I want the opportunity to service incoming messages after each chunk of work, even if I do not expect regular messages. This works:

1> {ok, S} = gen_server:start(server, [], []).
{ok,<0.86.0>}
2> gen_server:cast(S, 100000000), sys:get_status(S).
{server,handle_cast,100000000}
{status,<0.86.0>,
        {module,gen_server},
        [[{'$ancestors',[<0.84.0>,<0.72.0>,<0.70.0>,user_drv,
                         <0.69.0>,<0.64.0>,kernel_sup,<0.47.0>]},
          {'$initial_call',{server,init,1}}],
         running,<0.86.0>,[],
         [{header,"Status for generic server <0.86.0>"},
          {data,[{"Status",running},
                 {"Parent",<0.86.0>},
                 {"Logged events",[]}]},
          {data,[{"State",99987107}]}]]}
3> {server,handle_info,0}

vances · February 20, 2025, 12:26am

The gen_statem behaviour does not handle system messages when following the same pattern as I used successfully for gen_server:

-module(statem).

-behaviour(gen_statem).

-export([init/1, callback_mode/0, handle_event/4]).

callback_mode() ->
   [handle_event_function].

init(_Args) ->
   {ok, undefined, 0}.

handle_event(cast, N, _, _) ->
   erlang:display({?MODULE, ?FUNCTION_NAME, N}),
   {keep_state, N, 0};
handle_event(timeout, _, _, 0 = Data) ->
   erlang:display({?MODULE, ?FUNCTION_NAME, Data}),
   keep_state_and_data;
handle_event(timeout, _, _, N) ->
   {keep_state, N - 1, 0}.

Whereas the gen_server process handled a system message for sys:get_status/1 during a timeout, the gen_statem does not:

1> {ok, S} = gen_statem:start(statem, [], []).
{ok,<0.86.0>}
2> gen_statem:cast(S, 100000000), sys:get_status(S).
{statem,handle_event,100000000}
** exception exit: {timeout,{sys,get_status,[<0.86.0>]}}
     in function  sys:send_system_msg/2 (sys.erl, line 754)
3> {statem,handle_event,0}

I tried each form of timeout_action(), event_timeout(),
state_timeout() and generic_timeout(), with the same results.

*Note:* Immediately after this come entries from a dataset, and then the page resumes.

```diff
-        buf_store4<kAux>(rd, ok ? (uint32_t)j * 16u : 0x80000000u, o);
-        if (ok && first_out && j < 2) reinterpret_cast<f4*>(halo_out)[2 * (t - 1) + j] = o;
-    }
+    chunk_walk_forms(p, [&](auto walk) {
+        ChunkPos cp;
+    #pragma unroll
+        for (int v = 0; v < V; ++v) {
+            const int j = 64 * V * wave + 64 * v + lane;
+            chunk_pos_walk<walk.adv>(p, cp, v == 0, min(c0 + (uint32_t)j, qtot - 1u), per4);
+            const int i = (int)min(cp.grow - g_lo, (uint32_t)(BLOCK - 1));
+            const f4 n1 = sh4[j + 1], n2 = sh4[j + 2];
+            const float sh[4] = {n1.y, n1.z, n1.w, n2.x};
+            const float un[4] = {own[v].x, own[v].y, own[v].z, own[v].w};
+            f4 o = compose2(WF, cp.kk, cp.f0, sh_sl[i], un, sh, sh_last + kLastPad + 5 * i);
+            if (!ADOPT && v == 0) {
+                int32_t okv = 1;
+    #pragma unroll
+                for (int w = 0; w < BLOCK / 64; ++w) okv &= sh_ok[w];
+                ok = __builtin_amdgcn_readfirstlane(okv) != 0;
+            }
+            buf_store4<kAux>(rd, ok ? (uint32_t)j * 16u : 0x80000000u, o);
+            if (ok && first_out && j < 2) reinterpret_cast<f4*>(halo_out)[2 * (t - 1) + j] = o;
+        }
+    });
     ts[4] = relay_clock<ST>(0);
     ts[5] = relay_clock<ST, true>(0);
     relay_stamps_put<ST>(r.scal + t, epoch, ts);
@@ -246,8 +241,7 @@
 }
 
 template <int BLOCK, int V, int POL, bool OUT, bool SEQ>
-__device__ __forceinline__ void relay_adopt(f4* sh4, f4* sh_bar, float* sh_wp, int32_t* sh_kc, int32_t* sh_ok,
-                                            uint32_t listed) {
+__device__ __forceinline__ void relay_adopt(f4* sh4, float* sh_last, int32_t* sh_sl, int32_t* sh_ok, uint32_t listed) {
     constexpr int kB = BLOCK / 64 + 1;
     const int wave = threadIdx.x >> 6;
     if ((threadIdx.x & 63) == 0) sh_ok[wave] = (int32_t)__builtin_amdgcn_readfirstlane(listed);
@@ -271,13 +265,12 @@
         const int32_t t = __builtin_amdgcn_readfirstlane(sh_ok[kB]);
         if (t >= 0)
             (void)relay_tile<BLOCK, V, POL, OUT, true>(ka.p, ka.r, ka.qtot, 0u, (uint32_t)t, c.epoch, c.kp_in, c.halo_in,
-                                                       c.halo_out, sh4, sh_bar, sh_wp, sh_kc, sh_ok);
+                                                       c.halo_out, sh4, sh_last, sh_sl, sh_ok);
     }
 }
 
 template <int BLOCK, int V, int POL, bool OUT, bool SEQ>
-__device__ __forceinline__ void relay_defer(uint32_t t, f4* sh4, f4* sh_bar, float* sh_wp, int32_t* sh_kc,
-                                            int32_t* sh_ok) {
+__device__ __forceinline__ void relay_defer(uint32_t t, f4* sh4, float* sh_last, int32_t* sh_sl, int32_t* sh_ok) {
     const KArgs ka = kargs();
     const RelayCtx c = relay_ctx<SEQ>(ka.r);
     if (threadIdx.x == 0) {
@@ -294,16 +287,15 @@
     }
     __syncthreads();
     (void)relay_tile<BLOCK, V, POL, OUT, true>(ka.p, ka.r, ka.qtot, 0u, t, c.epoch, c.kp_in, c.halo_in, c.halo_out, sh4,
-                                               sh_bar, sh_wp, sh_kc, sh_ok);
+                                               sh_last, sh_sl, sh_ok);
 }
 
 template <int BLOCK, int V, int POL, bool OUT, int KL, int KA, int OCC = 1, bool SEQ = false, int ANY = 0>
 __global__ __launch_bounds__(BLOCK) __attribute__((amdgpu_waves_per_eu(OCC))) void step_relay_kernel(
     StepParams p, RelayParams r, uint32_t qtot) {
     __shared__ f4 sh4[BLOCK * V + 2];
-    __shared__ f4 sh_bar[BLOCK];
-    __shared__ float sh_wp[BLOCK];
-    __shared__ int32_t sh_kc[BLOCK];
+    __shared__ float sh_last[last_floats(BLOCK)];
+    __shared__ int32_t sh_sl[BLOCK];
     __shared__ int32_t sh_ok[BLOCK / 64 + 2];
     const RelayCtx c = relay_ctx<SEQ>(r);
     if constexpr (SEQ) {
@@ -325,11 +317,11 @@
     }
     if (bid < r.scal) {
         const uint32_t listed = relay_scalar<BLOCK, KL, KA, kSt>(p, r, (int)bid, c.epoch, c.kp_out, t_entry);
-        relay_adopt<BLOCK, V, POL, OUT, SEQ>(sh4, sh_bar, sh_wp, sh_kc, sh_ok, listed);
+        relay_adopt<BLOCK, V, POL, OUT, SEQ>(sh4, sh_last, sh_sl, sh_ok, listed);
     } else if (!relay_tile<BLOCK, V, POL, OUT, false, kSt>(p, r, qtot, ANY == 1 ? r.spin : kRelaySpin, bid - r.scal, c.epoch,
-                                                           c.kp_in, c.halo_in, c.halo_out, sh4, sh_bar, sh_wp, sh_kc,
+                                                           c.kp_in, c.halo_in, c.halo_out, sh4, sh_last, sh_sl,
                                                            sh_ok, t_entry)) {
-        relay_defer<BLOCK, V, POL, OUT, SEQ>(bid - r.scal, sh4, sh_bar, sh_wp, sh_kc, sh_ok);
+        relay_defer<BLOCK, V, POL, OUT, SEQ>(bid - r.scal, sh4, sh_last, sh_sl, sh_ok);
     }
 }
 
```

raimo · February 20, 2025, 2:20pm

This is a special dark corner of gen_server time-outs that gen_statem doesn’t cover.

Since the gen_server (event) time-out is implemented through essentially receive Msg -> decode(Msg, ...) after TimeOut decode(timeout, ...) end. In decode(Msg, ...) system messages are recognized and passed to sys:handle_system_msg/7 which loops back to gen_server’s receive statement above that restarts the time-out.

The time-out is restarted by a system message so it may become longer (multiplied), but if it is 0 we instead get an infinite loop over receive ... after 0 ... end that polls system messages. Should a different message be received the loop terminates and a handle_* function is called that may of course start a new loop.

The governing principles here are that gen_server cannot do a selective receive (for efficiency), that a system message should not end a time-out prematurely, and that the event time-out is implemented with receive ... after TimeOut ... end (for efficiency and simplicity).

gen_server is the result of those principles.

For gen_statem it was decided that time-outs should be implemented by timers, so they become oblivious to system messages. But a relative time-out of 0 got special treatment: to become predictable it becomes an event that arrives before any external event so that external events will not interfere with the order of generated internal events. receive is not invoked while there are events in the internal queue, such as a time-out 0 event, since selective receive (for system messages) cannot be used.

gen_statem is the result of those principles.

In general, both a gen_server and a gen_statem should always be able to respond to messages in a timely manner, whether they are calls, system messages or others. Busy work can be done in a worker process, linked or monitored.

Another dirty hack that can be used is to send yourself ordinary process messages to step the work forward.